There was a toilet. And a mattress to sleep on. There was very little food. But he had been prepared.
"I had done long periods of silence, five or six months, many many times. We also do a lot of fasting, in India. For 12 years, I did that. And for the last two years that I was in the cave I ate only milk."
Interestingly, he didn't actually lose weight. When he emerged from the cave he weighed 46 kilos, exactly the same as when he went in. He had a routine of meditating, yoga and sleeping. The experience, he says, was not remotely difficult.
"It was wonderful!" he says, laughing. "Total bliss."
Coming out was the difficult bit. He describes it as quite shocking. But while he was in the cave, he says, he had evolved spiritually enough to be able to heal other people. And he was now on a mission, to teach and to heal.
"Chakras are the energy centres in the body," he says. "If there is a blockage or an imbalance in the chakras, that causes an imbalance in the body. Each chakra has its own energy field and it affects the body both physically and emotionally. So I work with the chakras, I give energy to them and move energy between them. If you ask me how it works, I will say by God's grace! I am nothing. When I see that people get benefit, I just thank God."
He offers to let me experience a healing. I accept. He warns me that generally people are naked for the healings, although it is not necessary. Some people, he says, would be uncomfortable about being naked and would be unable to relax, which would affect the healing. I consider, for a moment. To hell with it, I decide. I will be naked. After all, I reason, he's very cute, so if he does molest me, I don't mind.

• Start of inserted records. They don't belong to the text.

__device__ __noinline__ uint32_t za_chains_fix(uint32_t h, uint32_t A, uint32_t old, bool ins)
{
    uint32_t near = 0, pre = 0xFFFFFFFFu;
    const int lane = za_lane();
    const unsigned long long insm = __ballot(ins);
    for (int j = 0; j < 64; j++) {
// ... 626 lines not shown
                if (dl != 0 && dl <= L.max_dist && best_len < nice) {
                    const uint32_t q = P - (uint32_t)dl;
                    const uint32_t sh = q & 3u;
                    const uint32_t *cw = (const uint32_t *)(lds + (q & (uint32_t)(ZA_BYTES - 4)));
                    const uint32_t c0 = cw[0], c1 = cw[1], c2 = cw[2], c3 = cw[3], c4 = cw[4];
                    const uint32_t x0 = __builtin_amdgcn_alignbyte(c1, c0, sh) ^ me0, x1 = __builtin_amdgcn_alignbyte(c2, c1, sh) ^ me1;
                    const uint32_t x2 = __builtin_amdgcn_alignbyte(c3, c2, sh) ^ me2, x3 = __builtin_amdgcn_alignbyte(c4, c3, sh) ^ me3;
                    uint32_t fbit, f1, f2, f3;
                    asm("v_ffbl_b32 %0, %4\n\tv_ffbl_b32 %1, %5\n\tv_ffbl_b32 %2, %6\n\tv_ffbl_b32 %3, %7\n\t"
                        "v_add_u32_e64 %1, %1, 32 clamp\n\tv_add_u32_e64 %2, %2, 64 clamp\n\tv_add_u32_e64 %3, %3, %8 clamp\n\t"
                        "v_min3_u32 %0, %0, %1, %2\n\tv_min_u32_e32 %0, %0, %3"
                        : "=&v"(fbit), "=&v"(f1), "=&v"(f2), "=&v"(f3) : "v"(x0), "v"(x1), "v"(x2), "v"(x3), "s"(96u));
                    int len = (int)min(fbit >> 3, 16u);
                    if (len == 16 && cap > 16) len = za_search_extend(win32, q, P, len, maxlen);
                    len = len < cap ? len : cap;
                    const bool better = len > best_len || (len == best_len && dl < best_dist);
                    best_len = better ? len : best_len;
                    best_dist = better ? dl : best_dist;
                }
            }
            uint32_t result = 0;
            if (best_len >= ZA_MIN_MATCH && !(best_len == 3 && best_dist > L.too_far3) && !(best_len == 4 && best_dist > L.too_far4))
                result = ((uint32_t)best_len << 15) | (uint32_t)(best_dist - 1);
            longm = longm || best_len > 64;
            best[p] = __builtin_amdgcn_perm(me0, result, 0x04020100u);
        };
        auto push = [&](bool alive, int p, uint32_t P, uint32_t q, int best_len, int best_dist, int depth) {
            const unsigned long long m = __ballot(alive);
            if (alive) {
                const uint32_t at = wl_n + __builtin_amdgcn_mbcnt_hi((uint32_t)(m >> 32), __builtin_amdgcn_mbcnt_lo((uint32_t)m, 0u));
                wl[2 * at] = (uint32_t)(p - base) | ((uint32_t)best_len << 12) | ((uint32_t)depth << 21);
                wl[2 * at + 1] = (P - q) | ((uint32_t)best_dist << 16);
            }
            wl_n += (uint32_t)__builtin_popcountll(m);
            __builtin_amdgcn_fence(__ATOMIC_RELEASE, "wavefront");
            __builtin_amdgcn_wave_barrier();
        };
        auto batch = [&](uint32_t nb) {
            wl_n -= nb;
            const bool has = (uint32_t)lane < nb;
            uint32_t e0 = 0, e1 = 0;
            __builtin_amdgcn_fence(__ATOMIC_ACQUIRE, "wavefront");
            if (has) { e0 = wl[2 * (wl_n + lane)]; e1 = wl[2 * (wl_n + lane) + 1]; }
            __builtin_amdgcn_fence(__ATOMIC_ACQ_REL, "wavefront");
            __builtin_amdgcn_wave_barrier();
            bool alive = false;
            int p = 0, best_len = 0, best_dist = 0, depth = 0;
            uint32_t P = 0, q = 0;
            if (has) {
                p = base + (int)(e0 & 0xFFFu);
                best_len = (int)((e0 >> 12) & 0x1FFu); depth = (int)(e0 >> 21); best_dist = (int)(e1 >> 16);
                P = goff + (uint32_t)(ZA_WIN + p);
                q = P - (e1 & 0xFFFFu);
                int seg_end = ((p >> sshift) + 1) << sshift;
                if (seg_end > n) seg_end = n;
                int maxlen = seg_end - p;
                if (maxlen > ZA_MAX_MATCH) maxlen = ZA_MAX_MATCH;
                const int cap = L.cap < maxlen ? L.cap : maxlen, nice = L.nice < cap ? L.nice : cap;
                uint32_t me0, me1, me2, me3;
                my16(P, me0, me1, me2, me3);
                const uint32_t sq = q % ZA_RING;
                uint32_t qb = RING_B0 + 2u * sq;
                uint32_t d = *(const uint16_t *)(lds + qb);
                alive = visit(P, me0, me1, me2, me3, maxlen, cap, nice, q, qb, d, best_len, best_dist, depth);
                if (!alive) finish(p, P, me0, me1, me2, me3, maxlen, cap, nice, best_len, best_dist, (uint32_t)linkb[p], USEC ? (uint32_t)linkc[p] : 0u);
            }
            push(alive, p, P, q, best_len, best_dist, depth);
        };
        uint32_t slot = (goff + (uint32_t)(ZA_WIN + base + tid)) % ZA_RING;
        load_own_links(base + ZA_SEARCH_TILE);
#pragma unroll
        for (int k = 0; k < ZA_SEARCH_TILE / ZA_SEARCH_THREADS; k++, slot = slot + ZA_SEARCH_THREADS >= ZA_RING ? slot + ZA_SEARCH_THREADS - ZA_RING : slot + ZA_SEARCH_THREADS) {
            const int p = base + k * ZA_SEARCH_THREADS + tid;
            bool alive = false;
            const uint32_t P = goff + (uint32_t)(ZA_WIN + p);
            uint32_t q = P;
            int best_len = ZA_MIN_MATCH - 1, best_dist = 0, depth = L.chain;
            if (p < n) {
                int seg_end = ((p >> sshift) + 1) << sshift;
                if (seg_end > n) seg_end = n;
                int maxlen = seg_end - p;
                if (maxlen > ZA_MAX_MATCH) maxlen = ZA_MAX_MATCH;
                uint32_t me0, me1, me2, me3;
                my16(P, me0, me1, me2, me3);
                const int cap = L.cap < maxlen ? L.cap : maxlen, nice = L.nice < cap ? L.nice : cap;
                if (maxlen >= ZA_MIN_MATCH) {
                    uint32_t qb = RING_B0 + 2u * slot;
                    uint32_t d = *(const uint16_t *)(lds + qb);
                    alive = visit(P, me0, me1, me2, me3, maxlen, cap, nice, q, qb, d, best_len, best_dist, depth);
                }
                if (!alive) finish(p, P, me0, me1, me2, me3, maxlen, cap, nice, best_len, best_dist, lkb[k], lkc[k]);
            }
            push(alive, p, P, q, best_len, best_dist, depth);
            while (__builtin_amdgcn_readfirstlane((int)wl_n) >= 64) batch(64u);
        }
        for (;;) {
            const uint32_t left = (uint32_t)__builtin_amdgcn_readfirstlane((int)wl_n);
            if (left == 0) break;
            batch(left < 64u ? left : 64u);
        }
        } else {
        uint32_t slot = (goff + (uint32_t)(ZA_WIN + base + (CONSEC ? 4 * tid : tid))) % ZA_RING;
        load_own_links(base + ZA_SEARCH_TILE);
        if (stats && base > 0) stats_issue(base - ZA_SEARCH_TILE);
#ifndef ZA_SEARCH_KUNROLL
#define ZA_SEARCH_KUNROLL 4
#endif
        const int p0c = base + 4 * tid;
        const uint32_t P0c = goff + (uint32_t)(ZA_WIN + p0c);
        uint32_t cm0 = 0, cm1 = 0, cm2 = 0, cm3 = 0, cm4 = 0;
        uint2 cdq = make_uint2(0u, 0u);
        int cseg_end = 0;
        if (CONSEC && p0c < n) {
            const uint32_t w = (P0c & (ZA_BYTES - 1)) >> 2;
            cm0 = win32[w]; cm1 = win32[w + 1]; cm2 = win32[w + 2]; cm3 = win32[w + 3]; cm4 = win32[w + 4];
            cdq = *(const uint2 *)(lds + RING_B0 + 2u * slot);
            cseg_end = ((p0c >> sshift) + 1) << sshift;
            if (cseg_end > n) cseg_end = n;
        }
#pragma unroll
        for (int k = 0; k < ZA_SEARCH_TILE / ZA_SEARCH_THREADS; k++, slot = CONSEC ? slot : slot + ZA_SEARCH_THREADS >= ZA_RING ? slot + ZA_SEARCH_THREADS - ZA_RING : slot + ZA_SEARCH_THREADS) {
            const int p = CONSEC ? p0c + k : base + k * ZA_SEARCH_THREADS + tid;
            res[k] = 0u;
            if (p >= n) continue;
            int seg_end = cseg_end;
            if (!CONSEC) {
                seg_end = ((p >> sshift) + 1) << sshift;
                if (seg_end > n) seg_end = n;
            }
            int maxlen = seg_end - p;
            if (maxlen > ZA_MAX_MATCH) maxlen = ZA_MAX_MATCH;
            uint32_t result = 0;
            const uint32_t P = goff + (uint32_t)(ZA_WIN + p);
            uint32_t me0, me1, me2, me3;
            if (CONSEC) {
                if (k == 0) { me0 = cm0; me1 = cm1; me2 = cm2; me3 = cm3; }
                else {
                    me0 = __builtin_amdgcn_alignbyte(cm1, cm0, (uint32_t)k); me1 = __builtin_amdgcn_alignbyte(cm2, cm1, (uint32_t)k);
                    me2 = __builtin_amdgcn_alignbyte(cm3, cm2, (uint32_t)k); me3 = __builtin_amdgcn_alignbyte(cm4, cm3, (uint32_t)k);
                }
            } else {
                const uint32_t idx = P & (ZA_BYTES - 1), w = idx >> 2, sh = idx & 3u;
                const uint32_t m0 = win32[w], m1 = win32[w + 1], m2 = win32[w + 2], m3 = win32[w + 3], m4 = win32[w + 4];
                me0 = __builtin_amdgcn_alignbyte(m1, m0, sh); me1 = __builtin_amdgcn_alignbyte(m2, m1, sh);
                me2 = __builtin_amdgcn_alignbyte(m3, m2, sh); me3 = __builtin_amdgcn_alignbyte(m4, m3, sh);
            }
            if (maxlen >= ZA_MIN_MATCH) {
                const int cap = L.cap < maxlen ? L.cap : maxlen;
                const int nice = L.nice < cap ? L.nice : cap;
                int best_len = ZA_MIN_MATCH - 1, best_dist = 0;
                uint32_t q = P;
                uint32_t qb = RING_B0 + 2u * (CONSEC ? slot + (uint32_t)k : slot);
                uint32_t d = CONSEC ? ((k < 2 ? cdq.x : cdq.y) >> (16 * (k & 1))) & 0xFFFFu : (uint32_t)*(const uint16_t *)(lds + qb);
                int depth = STEPS > 0 ? STEPS : L.chain;
#pragma unroll
                while (depth-- > 0) {
                    q -= d;
                    qb -= 2u * d;
                    qb += qb < RING_B0 ? RING_BYTES : 0u;
                    const int dist = (int)(P - q);
                    if (dist > L.max_dist) break;
                    d = *(const uint16_t *)(lds + qb);
                    const uint32_t sh = q & 3u;
                    const uint32_t *cw = (const uint32_t *)(lds + (q & (uint32_t)(ZA_BYTES - 4)));
                    const uint32_t c0 = cw[0], c1 = cw[1], c2 = cw[2], c3 = cw[3], c4 = cw[4];
                    uint32_t x0 = __builtin_amdgcn_alignbyte(c1, c0, sh) ^ me0;
                    uint32_t x1 = __builtin_amdgcn_alignbyte(c2, c1, sh) ^ me1;
                    uint32_t x2 = __builtin_amdgcn_alignbyte(c3, c2, sh) ^ me2;
                    uint32_t x3 = __builtin_amdgcn_alignbyte(c4, c3, sh) ^ me3;
                    uint32_t fbit, f1, f2, f3;
                    asm("v_ffbl_b32 %0, %4\n\tv_ffbl_b32 %1, %5\n\tv_ffbl_b32 %2, %6\n\tv_ffbl_b32 %3, %7\n\t"
                        "v_add_u32_e64 %1, %1, 32 clamp\n\tv_add_u32_e64 %2, %2, 64 clamp\n\tv_add_u32_e64 %3, %3, %8 clamp\n\t"
                        "v_min3_u32 %0, %0, %1, %2\n\tv_min_u32_e32 %0, %0, %3"
                        : "=&v"(fbit), "=&v"(f1), "=&v"(f2), "=&v"(f3) : "v"(x0), "v"(x1), "v"(x2), "v"(x3), "s"(96u));
                    int len = (int)min(fbit >> 3, FULL ? 16u : (uint32_t)cap);
                    if (FULL && len == 16 && cap > 16 && best_len < cap &&
                        (best_len < 16 || (uint8_t)za_lds_ld32(win32, q + (uint32_t)best_len) == (uint8_t)za_lds_ld32(win32, P + (uint32_t)best_len))) {
                        len = za_search_extend(win32, q, P, len, maxlen);
                    }
                    if (FULL) len = len < cap ? len : cap;
                    const bool better = len > best_len;
                    best_len = better ? len : best_len;
                    best_dist = better ? dist : best_dist;
                    if (best_len >= nice) break;
                }
                bool from_bc = false;
#ifndef ZA_ABL_SEARCH_NO_B
                {
                    const uint32_t dl = lkb[k];
#ifdef ZA_ABL_BC_SELF
                    const uint32_t q2 = P - (dl & 3u);
#else
                    const uint32_t q2 = P - dl;
#endif
                    const uint32_t *cw = (const uint32_t *)(lds + (q2 & (uint32_t)(ZA_BYTES - 4)));
                    const uint32_t c0 = cw[0], c1 = cw[1];
                    const uint32_t x = (__builtin_amdgcn_alignbyte(c1, c0, q2 & 3u) ^ me0) << 8;
                    const bool better = x == 0u && dl != 0u && (int)dl <= L.max_dist &&
                                        (ZA_HASH_BYTES_B > best_len || (ZA_HASH_BYTES_B == best_len && (int)dl < best_dist));
                    best_len = better ? ZA_HASH_BYTES_B : best_len;
                    best_dist = better ? (int)dl : best_dist;
                    from_bc = better;
                }
#endif
#ifndef ZA_ABL_SEARCH_NO_C
                if (USEC) {
                    const uint32_t dl = lkc[k];
#ifdef ZA_ABL_BC_SELF
                    const uint32_t q2 = P - (dl & 3u);
#else
                    const uint32_t q2 = P - dl;
#endif
                    const uint32_t sh = q2 & 3u;
                    const uint32_t *cw = (const uint32_t *)(lds + (q2 & (uint32_t)(ZA_BYTES - 4)));
                    const uint32_t c0 = cw[0], c1 = cw[1], c2 = cw[2], c3 = cw[3];
                    const uint32_t x = (__builtin_amdgcn_alignbyte(c1, c0, sh) ^ me0) | (__builtin_amdgcn_alignbyte(c2, c1, sh) ^ me1) |
                                       (__builtin_amdgcn_alignbyte(c3, c2, sh) ^ me2);
                    const bool better = x == 0u && dl != 0u && (int)dl <= L.max_dist && cap >= ZA_HASH_BYTES_C &&
                                        (ZA_HASH_BYTES_C > best_len || (ZA_HASH_BYTES_C == best_len && (int)dl < best_dist));
                    best_len = better ? ZA_HASH_BYTES_C : best_len;
                    best_dist = better ? (int)dl : best_dist;
                    from_bc = from_bc || better;
                }
#endif
#ifndef ZA_ABL_NO_EXTEND
                if (!FULL && (best_len == cap || from_bc) && best_len < maxlen) {
                    best_len = za_search_extend(win32, P - (uint32_t)best_dist, P, best_len, maxlen);
                }
#endif
                if (best_len >= ZA_MIN_MATCH && !(best_len == 3 && best_dist > L.too_far3) && !(best_len == 4 && best_dist > L.too_far4))
                    result = ((uint32_t)best_len << 15) | (uint32_t)(best_dist - 1);
                longm = longm || best_len > 64;
            }
#ifdef ZA_ABL_SEARCH_NOLIT
            res[k] = result;
#else
            res[k] = __builtin_amdgcn_perm(me0, result, 0x04020100u);
#endif
        }
        res_base = base;
        }
        if (pq < need_links) store_quad(pq, need_links, nq);
        {
            const int p = bytes_loaded + 8 * tid;
            if (p < need_bytes) {
                const uint64_t v = nbv >> nsh;
                store_bytes(p, (uint32_t)v);
                if (p + 4 < need_bytes) store_bytes(p + 4, (uint32_t)(v >> 32));
            }
        }
        if (ZA_OWN_STAGE) own_store(base + ZA_SEARCH_TILE);
        links_loaded = need_links; bytes_loaded = need_bytes;
        if (stats) { flush_results(); stats_use(); __syncthreads(); }
        else za_lds_barrier();
    }
    if constexpr (!FULL) flush_results();
    if (stats && n > 0) {
        __syncthreads();
        stats_issue((n - 1) & ~(ZA_SEARCH_TILE - 1));
        stats_use();
        for (int d = 32; d >= 1; d >>= 1) { st_U += (uint32_t)__shfl_xor((int)st_U, d, 64); st_NM += (uint32_t)__shfl_xor((int)st_NM, d, 64); }
        if ((tid & 63) == 0) { atomicAdd(&st_cnt[0], st_U); atomicAdd(&st_cnt[1], st_NM); }
        __syncthreads();
        const uint32_t U = st_cnt[0], NM = st_cnt[1];
        uint32_t hh = 0u;
        if (tid < 256) {
            hh = 16u * st_hist[tid] + 1u + (U >> 6);
            st_hist[tid] = 0u;
            uint32_t T = hh;
            for (int d = 32; d >= 1; d >>= 1) T += (uint32_t)__shfl_xor((int)T, d, 64);
            if ((tid & 63) == 0) atomicAdd(&st_cnt[2], T);
        }
        __syncthreads();
        if (tid < 256) {
            const uint32_t T = st_cnt[2];
            uint32_t *cost = cost_ws + (size_t)ui * ZA_DP_COSTS;
            int lbias = za_ilog4(U + NM, U ? U : 1u), mbias = za_ilog4(U + NM, NM ? NM : 1u);
            lbias = lbias > 24 ? 24 : lbias;
            mbias = mbias > 24 ? 24 : mbias;
            const int cl = za_ilog4(T, hh) + lbias;
            cost[tid] = (uint32_t)(cl < 12 ? 12 : cl > 52 ? 52 : cl);
            if (tid == 0) { cost[256] = (uint32_t)(12 + mbias + 20); cost[257] = 0u; }
        }
        __syncthreads();
        if (tid < 4) st_cnt[tid] = 0u;
        st_U = 0u; st_NM = 0u;
    }
    if (L.dp && __ballot(longm) != 0ull && (tid & 63) == 0) cost_ws[(size_t)ui * ZA_DP_COSTS + 258] = 1u;
    carry_bytes = bytes_loaded; n_prev = n;
    }
}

The healing involves me lying on a bed and him chanting, blowing and touching different parts of my body. The base chakra is at the perineum, between the anus and the sexual organs, so it is a very intimate experience and I would recommend it only if you are very comfortable with that kind of thing.
Afterwards, he seems unfazed by the intimacy. I feel energised, but slightly embarrassed. The embarrassment wears off when he continues to talk normally. People give donations for the healings, and the money goes to an ashram in Vrindivan which provides food, shelter and education for deprived children.
He says he's not interested in money. "I have not bought anything for myself, new clothes or whatever. Even my robe has been donated. I don't care about such things."
Will you ever get married?I ask.
"I am very happy. Why would I get married?"
Suddenly he giggles.
Surely people who are married can be happy? I ask.
"Yes." Still giggling.
"You are still young, Maybe you will change your mind."
"If I change my mind, I will inform you. Give me your phone number!" He laughs uproariously.
"How old are you?" he asks.
I make him guess.
"You don't look 39."
"You don't look 33," I say.
I tell him his face has no lines. He is chuffed. I sense that he has some normal weaknesses, after all.
"Do you read newspapers?" I ask. "I will read the Sunday Independent . But generally I don't have time."
"So you don't watch TV?"
"No."
"He was watching The Osbournes ," his assistant pipes up. He giggles again. "Was I?"
"What do you think about the Dalai Lama?" I ask.
"I never met him."
"You were saying the other night he's a right f**ker!" the assistant reminds him.
He laughs uproariously again. "I never said that!"
"Do you ever say bad things or think bad things?"
"No. Never."
"Not even when somebody does something bad to you?"
"Why would I? It is notmy way."
I consider. In many ways, this young man has attained total mastery of the mind and of human desires which lead, as the Buddha said, to inevitable suffering. "Do you think there is hope for a normal person to be like you?" I ask.
"Yes, why not?"
"You are not superhuman?"
"No. I am normal, like you."
I think about my life. About how much of it is concerned with buying, consuming, achieving, and communicating with other people.
"Do you think it would be possible for me to go into a cave for three years?" I ask.
"Why not?"
"Would I go mad?"
"You can see me. Am I mad?" Most people would say it is mad to isolate yourself in the dark for years. Perhaps he is mad, I tell him. On the other hand, perhaps it is the rest of us who are mad.